SimCSE

This repository contains the codes for paper SimCSE: Simple Contrastive Learning of Sentence Embeddings.
Supervised SimCSE Implementation With Korean Using Pytorch

Training

Huggingface Transformers
- You can use various pre-trained models in huggingface model hub
Datasets - kakaobrain/KorNLUDatasets
- Train: KorNLI
  - multinli.train.ko.tsv
  - snli_1.0_train.ko.tsv
- Dev/Test: KorSTS
  - sts-dev.tsv
  - sts-test.tsv
Setup
- model : klue/bert-base
- max_epochs : 3
- temperature : 0.05
- batch_size : 128
- max_epochs : 3
- learning_rate : 5e-05

Performance

Model	AVG	Cosine Pearson	Cosine Spearman	Euclidean Pearson	Euclidean Spearman	Manhattan Pearson	Manhattan Spearman	Dot Pearson	Dot Spearman
KoSBERT^†_SKT	77.40	78.81	78.47	77.68	77.78	77.71	77.83	75.75	75.22
KoSBERT_base	80.39	82.13	82.25	80.67	80.75	80.69	80.78	77.96	77.90
KoSRoBERTa_base	81.64	81.20	82.20	81.79	82.34	81.59	82.20	80.62	81.25

KoSimCSE-BERT^†_SKT	81.32	82.12	82.56	81.84	81.63	81.99	81.74	79.55	79.19
KoSimCSE-BERT_base	81.56	83.05	83.33	82.62	82.96	82.78	83.09	77.97	76.70
KoSimCSE-RoBERTa_base	83.35	83.91	84.22	83.60	84.07	83.64	84.04	82.01	81.32
SimCSE(ours)-BERT_base	86.15	87.46	86.94	87.98	86.77	87.60	86.70	83.58	82.15

Installation

!git clone https://github.com/dltmddbs100/SimCSE.git
!git clone https://github.com/kakaobrain/KorNLUDatasets.git
!pip install transformers
cd /content/SimCSE/

Getting Started

Make dataset to 'data' directory from KorNLUDatasets.
Both multinli.train.ko.tsv and snli_1.0_train.ko.tsv are concatenated to single dataset.
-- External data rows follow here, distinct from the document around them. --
+constexpr int IM2COL_SEG = 128;
+constexpr int IM2COL_ROW = ((2 * IM2COL_SEG + 5) * 3 + 7 + 7) / 8 * 8;
 __global__ __launch_bounds__(256) void stem_im2col_kernel(const __bf16* __restrict__ x, bf16x8* __restrict__ col, int B, int H, int W, int Ho, int Wo,
-                                                          int groups) {
-    const int in_row = blockIdx.x * 256 + threadIdx.x;
-    if (in_row >= Wo * groups) return;
-    const int wo = in_row / groups, kg = in_row - wo * groups;
+                                                          int groups, int seg) {
+    __shared__ __attribute__((aligned(16))) __bf16 rows[7 * IM2COL_ROW];
     const int ho = blockIdx.y % Ho, b = blockIdx.y / Ho;
-    int k = kg * 8;
-    int c = k / 49, r = k - c * 49, ky = r / 7, kx = r - ky * 7;
-    const __bf16* img = x + (long)b * H * W * 3;
-    bf16x8 v;
-#pragma unroll
-    for (int e = 0; e < 8; ++e) {
-        __bf16 val = (__bf16)0.f;
-        if (k + e < 147) {
-            const int h = 2 * ho - 3 + ky, w = 2 * wo - 3 + kx;
-            if ((unsigned)h < (unsigned)H && (unsigned)w < (unsigned)W) val = img[((long)h * W + w) * 3 + c];
-        }
-        v[e] = val;
-        if (++kx == 7) {
-            kx = 0;
-            if (++ky == 7) {
-                ky = 0;
-                ++c;
-            }
-        }
-    }
-    col[((long)blockIdx.y * Wo + wo) * groups + kg] = v;
+    const int wo_first = blockIdx.x * seg, nwo = min(seg, Wo - wo_first);
+    const int w_first = 2 * wo_first - 3, span = (2 * nwo + 5) * 3;
+    const long mis = (long)((reinterpret_cast<uintptr_t>(x) >> 1) & 7);
+    constexpr int CH = IM2COL_ROW / 8;
+    for (int item = threadIdx.x; item < 7 * CH; item += 256) {
+        const int r = item / CH, i = item - r * CH;
+        const int h = 2 * ho - 3 + r;
+        const long first = (((long)b * H + h) * W + w_first) * 3;
+        const int shift = (int)((first + mis) & 7);
+        if (8 * i >= shift + span) continue;
+        const long e0 = first - shift + 8 * i;
+        long lo = 0, hi = 0;
+        if ((unsigned)h < (unsigned)H) {
+            lo = (((long)b * H + h) * W + max(w_first, 0)) * 3;
+            hi = (((long)b * H + h) * W + min(w_first + 2 * nwo + 5, W)) * 3;
+        }
+        bf16x8 v;
+        if (e0 >= lo && e0 + 8 <= hi) {
+            v = *reinterpret_cast<const bf16x8*>(x + e0);
+        } else {
+#pragma unroll
+            for (int e = 0; e < 8; ++e) v[e] = (e0 + e >= lo && e0 + e < hi) ? x[e0 + e] : (__bf16)0.f;
+        }
+        *reinterpret_cast<bf16x8*>(rows + r * IM2COL_ROW + 8 * i) = v;
+    }
+    __syncthreads();
+    const int per_pass = 256 / groups;
+    const int kg = threadIdx.x % groups, wl = threadIdx.x / groups;
+    if (wl >= per_pass) return;
+    int off[8];
+    {
+        int k = kg * 8;
+        int c = k / 49, r = k - c * 49, ky = r / 7, kx = r - ky * 7;
+#pragma unroll
+        for (int e = 0; e < 8; ++e) {
+            off[e] = -1;
+            if (k + e < 147) {
+                const long first = (((long)b * H + (2 * ho - 3 + ky)) * W + w_first) * 3;
+                off[e] = ky * IM2COL_ROW + (int)((first + mis) & 7) + kx * 3 + c;
+            }
+            if (++kx == 7) {
+                kx = 0;
+                if (++ky == 7) {
+                    ky = 0;
+                    ++c;
+                }
+            }
+        }
+    }
+    bf16x8* dst = col + ((long)blockIdx.y * Wo + wo_first) * groups + kg;
+    for (int j = wl; j < nwo; j += per_pass) {
+        bf16x8 v;
+#pragma unroll
+        for (int e = 0; e < 8; ++e) v[e] = off[e] >= 0 ? rows[off[e] + 6 * j] : (__bf16)0.f;
+        dst[(long)j * groups] = v;
+    }
 }
 }
 
@@ -139,8 +234,9 @@
     MI_REQUIRE(Ho == (H + 6 - 7) / 2 + 1 && Wo == (W + 6 - 7) / 2 + 1, "mi_stem_im2col: output size must be that of a 7x7/2/3 conv");
     MI_REQUIRE(mi_aligned16(col_bf16), "mi_stem_im2col: alignment");
     MI_REQUIRE((long)B * Ho < 65536, "mi_stem_im2col: B * Ho = %ld exceeds the grid", (long)B * Ho);
-    hipLaunchKernelGGL(stem_im2col_kernel, dim3((unsigned)((Wo * (ncols / 8) + 255) / 256), (unsigned)(B * Ho)), dim3(256), 0, (hipStream_t)stream,
-                       (const __bf16*)x_bf16_nhwc, (bf16x8*)col_bf16, B, H, W, Ho, Wo, ncols / 8);
+    const int nseg = (Wo + IM2COL_SEG - 1) / IM2COL_SEG, seg = (Wo + nseg - 1) / nseg;
+    hipLaunchKernelGGL(stem_im2col_kernel, dim3((unsigned)((Wo + seg - 1) / seg), (unsigned)(B * Ho)), dim3(256), 0, (hipStream_t)stream,
+                       (const __bf16*)x_bf16_nhwc, (bf16x8*)col_bf16, B, H, W, Ho, Wo, ncols / 8, seg);
     MI_CHECK_LAUNCH("mi_stem_im2col");
     return MI_OK;
 }
diff --git a/rnd_semantic_segmentation_amd/csrc/upsample_ce.hip b/rnd_semantic_segmentation_amd/csrc/upsample_ce.hip
--- a/rnd_semantic_segmentation_amd/csrc/upsample_ce.hip
+++ b/rnd_semantic_segmentation_amd/csrc/upsample_ce.hip
@@ -176,26 +176,47 @@
     for (int k = 0; k < K; ++k) d[k * HW] = (__expf(p[k * HW] - mx) * rse - (k == lab ? 1.f : 0.f)) * inv;
 }
 
+__device__ __forceinline__ void block_sum2_thread0(float& a, float& b, float* red) {
+    const int t = threadIdx.x;
+    red[t] = a;
+    red[256 + t] = b;
+    __syncthreads();
+    if (t < 64) {
+        float va = (red[t] + red[t + 128]) + (red[t + 64] + red[t + 192]);
+        float vb = (red[256 + t] + red[256 + t + 128]) + (red[256 + t + 64] + red[256 + t + 192]);
+#pragma unroll
+        for (int w = 32; w > 0; w >>= 1) {
+            va += __shfl_down(va, w, 64);
+            vb += __shfl_down(vb, w, 64);
+        }
+        a = va;
+        b = vb;
+    }
+}
+
 constexpr int JT = 32;
 
 template <int KT>
 __global__ __launch_bounds__(256) void upce_pass1_kernel(const float* __restrict__ low, const int64_t* __restrict__ labels,
                                                          float* __restrict__ partial, float* __restrict__ tmp, int B, int Krt, Axis ay,
-                                                         Axis ax, int ignore_index, int npx_max, unsigned* __restrict__ bad, int jt_cols) {
+                                                         Axis ax, int ignore_index, int npx_max, unsigned* __restrict__ bad, int jt_base, int jt_rem) {
     const int K = KT > 0 ? KT : Krt;
     constexpr int KR = KT > 0 ? KT : KMAX;
     extern __shared__ __attribute__((aligned(16))) float sh[];
     float* dbuf = sh;
     float* lam = sh + (long)npx_max * K;
-    int* x0s = reinterpret_cast<int*>(lam + npx_max);
-    float* red = reinterpret_cast<float*>(x0s + npx_max);
+    float* oml = lam + npx_max;
+    float* red = oml + npx_max;
     int* pstart = reinterpret_cast<int*>(red + 512);
     float* vrow = red + 512 + JT + 4;
     const int H = ay.n_out, W = ax.n_out, h = ay.n_in, w = ax.n_in;
     const int jt = blockIdx.x, y = blockIdx.y, b = blockIdx.z;
-    const int j0 = jt * jt_cols, j1 = min(w, j0 + jt_cols);
+    const int j0 = jt * jt_base + min(jt, jt_rem), j1 = j0 + jt_base + (jt < jt_rem ? 1 : 0);
     const int xa = ax.first_with_i0_ge(j0 - 1), xb = ax.first_with_i0_ge(j1);
     const int npx = xb - xa;
+    const int64_t* lrow = labels + ((long)b * H + y) * W + xa;
+    long lab_first = 0;
+    if ((int)threadIdx.x < npx) lab_first = lrow[threadIdx.x];
     int y0, y1;
     float ly;
     ay.src(y, y0, y1, ly);
@@ -214,8 +235,9 @@
         int x0, x1;
         float lx;
         ax.src(x, x0, x1, lx);
-        lam[px] = lx;
-        const long lab = labels[((long)b * H + y) * W + x];
+        lam[px] = 0.f + lx;
+        oml[px] = (1.f - lx) + (x0 == w - 1 ? lx : 0.f);
+        const long lab = px < 256 ? lab_first : (long)lrow[px];
         float* d = dbuf + (long)px * K;
         if (x0 >= j0) count_bad_label(lab, K, ignore_index, bad);
         if (lab == ignore_index || lab < 0 || lab >= K) {
@@ -254,19 +276,44 @@
     }
     __syncthreads();
     if (tmp) {
-        const int nj = j1 - j0;
-        for (int item = threadIdx.x; item < nj * K; item += 256) {
-            const int jj = item / K, k = item - jj * K;
-            const int j = j0 + jj;
-            float s = 0.f;
-            const int p0 = max(pstart[jj], 0), p1 = min(max(pstart[jj + 1], 0), npx), p2 = min(pstart[jj + 2], npx);
-            for (int px = p0; px < p1; ++px) s += (0.f + lam[px]) * dbuf[(long)px * K + k];
-            const bool edge = j == w - 1;
-            for (int px = p1; px < p2; ++px) s += ((1.f - lam[px]) + (edge ? lam[px] : 0.f)) * dbuf[(long)px * K + k];
-            tmp[(((long)b * H + y) * w + j) * K + k] = s;
-        }
-    }
-    block_sum2(loss, cnt, red);
+        const int nitems = (j1 - j0) * K;
+        float* trow = tmp + (((long)b * H + y) * w + j0) * K;
+        for (int item = threadIdx.x; item < nitems; item += 512) {
+            const int item2 = item + 256;
+            const bool two = item2 < nitems;
+            const int jja = item / K, ka = item - jja * K;
+            const int jjb = two ? item2 / K : jja, kb = two ? item2 - jjb * K : ka;
+            const int a0 = max(pstart[jja], 0), a1 = min(max(pstart[jja + 1], 0), npx), a2 = min(pstart[jja + 2], npx);
+            const int b0 = max(pstart[jjb], 0), b1 = min(max(pstart[jjb + 1], 0), npx), b2 = min(pstart[jjb + 2], npx);
+            float sa = 0.f, sb = 0.f;
+            int pa = a0, pb = b0;
+            while (pa < a1 || pb < b1) {
+                if (pa < a1) {
+                    sa += lam[pa] * dbuf[(long)pa * K + ka];
+                    ++pa;
+                }
+                if (pb < b1) {
+                    sb += lam[pb] * dbuf[(long)pb * K + kb];
+                    ++pb;
+                }
+            }
+            pa = a1;
+            pb = b1;
+            while (pa < a2 || pb < b2) {
+                if (pa < a2) {
+                    sa += oml[pa] * dbuf[(long)pa * K + ka];
+                    ++pa;
+                }
+                if (pb < b2) {
+                    sb += oml[pb] * dbuf[(long)pb * K + kb];
+                    ++pb;
+                }
+            }
+            trow[item] = sa;
+            if (two) trow[item2] = sb;
+        }
+    }
+    block_sum2_thread0(loss, cnt, red);
     if (threadIdx.x == 0) {
         const long pidx = ((long)b * H + y) * gridDim.x + jt;
         partial[2 * pidx] = loss;
@@ -609,7 +656,8 @@
     float* partial = (float*)workspace;
     const size_t poff = (((size_t)B * H * tiles * 2 * sizeof(float)) + 255) & ~(size_t)255;
     float* tmp = dlow ? (float*)((char*)workspace + poff) : nullptr;
-    const int npx_max = pass1_npx_max(ax, jt_cols);
+    const int jt_base = w / tiles, jt_rem = w % tiles;
+    const int npx_max = pass1_npx_max(ax, jt_base + (jt_rem ? 1 : 0));
     const size_t lds = (size_t)npx_max * K * 4 + (size_t)npx_max * 8 + 512 * 4 + (JT + 4) * 4 + (size_t)(JT + 2) * K * 4;
     MI_REQUIRE(lds <= 160 * 1024, "mi_upsample_ce: upsample factor too large for one LDS tile (%zu B)", lds);
     static std::atomic<uint64_t> lds_set[2];
@@ -619,10 +667,10 @@
     if (hipMemsetAsync(bad, 0, sizeof(unsigned), (hipStream_t)stream) != hipSuccess) return mi_set_error(MI_EHIP, "mi_upsample_ce: memset");
     if (K == 19)
         hipLaunchKernelGGL(upce_pass1_kernel<19>, dim3(tiles, H, B), dim3(256), lds, (hipStream_t)stream, low, labels, partial, tmp, B, K, ay,
-                           ax, ignore_index, npx_max, bad, jt_cols);
+                           ax, ignore_index, npx_max, bad, jt_base, jt_rem);
     else
         hipLaunchKernelGGL(upce_pass1_kernel<0>, dim3(tiles, H, B), dim3(256), lds, (hipStream_t)stream, low, labels, partial, tmp, B, K, ay,
-                           ax, ignore_index, npx_max, bad, jt_cols);
+                           ax, ignore_index, npx_max, bad, jt_base, jt_rem);
     MI_CHECK_LAUNCH("mi_upsample_ce pass1");
     hipLaunchKernelGGL(ce_finalize_kernel, dim3(1), dim3(256), 0, (hipStream_t)stream, (const float*)partial, B * H * tiles, loss_out);
     MI_CHECK_LAUNCH("mi_upsample_ce finalize");
diff --git a/rnd_semantic_segmentation_amd/host/engine.py b/rnd_semantic_segmentation_amd/host/engine.py
--- a/rnd_semantic_segmentation_amd/host/engine.py
+++ b/rnd_semantic_segmentation_amd/host/engine.py
@@ -355,8 +355,8 @@
         c = rt.spec
         return K.conv_gemm(dy, rt.wpt, in_hw, c.k, c.stride, c.pad, c.dil, K.GATHER_DGRAD, res=res, bits=bits)
 
-    def backward(self, saved, fbits, dfeat, need_dx):
-        g = K.relu_mask(dfeat, fbits)
+    def backward(self, saved, fbits, dfeat, need_dx, masked=False):
+        g = dfeat if masked else K.relu_mask(dfeat, fbits)
         store = getattr(self.convs[0].weight, "_mi_store", None)
         sched = WgradScheduler.on(dfeat.device)
         chain = self.chain_mode() in ("all", "bwd") and self._chain_fits(dfeat)
@@ -650,6 +650,50 @@
         return None, stem_conv_wgrad(dy, ctx.saved_tensors[2:]), None, None
 
 
+_BOUNDARY = {}
+_MASKED = {}
+_BOUNDARY_CAP = 8
+
+
+def _same_memory(a, b):
+    return (a.data_ptr() == b.data_ptr() and a.shape == b.shape and a.dtype == b.dtype and a.device == b.device
+            and a.is_contiguous() and b.is_contiguous())
+
+
+def _capped_put(table, key, value):
+    table.pop(key, None)
+    while len(table) >= _BOUNDARY_CAP:
+        table.pop(next(iter(table)))
+    table[key] = value
+
+
+def boundary_register(feat, bits):
+    _capped_put(_BOUNDARY, feat.data_ptr(), (feat, bits))
+
+
+def boundary_release(bits):
+    for k in [k for k, v in _BOUNDARY.items() if v[1] is bits]:
+        del _BOUNDARY[k]
+
+
+def boundary_bits(x):
+    e = _BOUNDARY.get(x.data_ptr())
+    if e is None or not _same_memory(x, e[0]) or x._version != e[0]._version:
+        return None
+    return e[1]
+
+
+def mark_masked(dx, bits):
+    _capped_put(_MASKED, dx.data_ptr(), (dx, dx._version, bits))
+
+
+def take_masked(dfeat, bits):
+    e = _MASKED.get(dfeat.data_ptr())
+    for k in [k for k, v in _MASKED.items() if v[2] is bits]:
+        del _MASKED[k]
+    return e is not None and e[2] is bits and _same_memory(dfeat, e[0]) and dfeat._version == e[1]
+
+
 class StagesFn(torch.autograd.Function):
 
     @staticmethod
@@ -658,12 +702,15 @@
         eng.prepare(train)
         feat, saved, fbits = eng.forward(x, save=train)
         ctx.eng, ctx.saved, ctx.fbits = eng, saved, fbits
+        if train and fbits is not None:
+            boundary_register(feat, fbits)
         return feat
 
     @staticmethod
     def backward(ctx, dfeat):
         dfeat = dfeat.contiguous()
-        dx = ctx.eng.backward(ctx.saved, ctx.fbits, dfeat, ctx.needs_input_grad[0])
+        boundary_release(ctx.fbits)
+        dx = ctx.eng.backward(ctx.saved, ctx.fbits, dfeat, ctx.needs_input_grad[0], masked=take_masked(dfeat, ctx.fbits))
         ctx.saved = ctx.fbits = None
         return (dx, None) + (None,) * (len(ctx.needs_input_grad) - 2)
 
@@ -712,7 +759,7 @@
         b4, _ = self._b4()
         return K.aspp_col2im(z, b4, B, h, w, self.K, self.rates)
 
-    def backward(self, x, dlow, need_dx, msk=None):
+    def backward(self, x, dlow, need_dx, msk=None, bits=None):
         h, w = x.shape[1], x.shape[2]
         g = K.aspp_im2col(dlow, self.rates)
         w4, ws = self._w4()
@@ -743,7 +790,9 @@
                     slot.add_(db4[i]) if acc else slot.copy_(db4[i])
 
         sched.run(weight_and_bias_grads, g, x, dlow)
-        dx = K.conv_gemm(g, self.wallT, (h, w), msk=msk, flop_cols=36 * self.K) if need_dx else None
+        dx = K.conv_gemm(g, self.wallT, (h, w), msk=msk, bits=bits, flop_cols=36 * self.K) if need_dx else None
+        if dx is not None and bits is not None:
+            mark_masked(dx, bits)
         sched.join()
         store = getattr(ws[0], "_mi_store", None)
         if store is not None and store.grad_hooks:
@@ -763,7 +812,7 @@
 
     @staticmethod
     def backward(ctx, dlow):
-        dx = ctx.eng.backward(ctx.x, dlow.contiguous().float(), ctx.needs_input_grad[0])
+        dx = ctx.eng.backward(ctx.x, dlow.contiguous().float(), ctx.needs_input_grad[0], bits=boundary_bits(ctx.x) if ctx.needs_input_grad[0] else None)
         ctx.x = None
         return (dx, None) + (None,) * (len(ctx.needs_input_grad) - 2)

# 1. Make datasets from KorNLU
!python data/make_dataset.py

Train SimCSE with pre-trained model using BERT [CLS] token representation.
Validation score tables are supported and models are saved at the end of each epoch.

# 2. Train model 
!python main.py --train 'True' 
                --model_name 'klue/bert-base'
                --weight_path '' # you can assign your own path
                --path_to_train_data data/train_nli.tsv
                --path_to_valid_data data/valid_sts.tsv
                --path_to_test_data data/test_sts.tsv
                --device 'cuda'
                --temperature 0.05
                --batch_size 128
                --max_epochs 3
                --learning_rate 5e-05
                --test 'False'

--train: If you want to train the model, it should be 'True' while test argument is 'False'.
--model_name: The name or path of a transformers-based pre-trained checkpoint (default: klue/bert-base)
--weight_path: The place where your trained weights are saved.
--device: Supports 'cuda' or 'cpu'.
--temperature: Scaling magnitude of cosine similarity term.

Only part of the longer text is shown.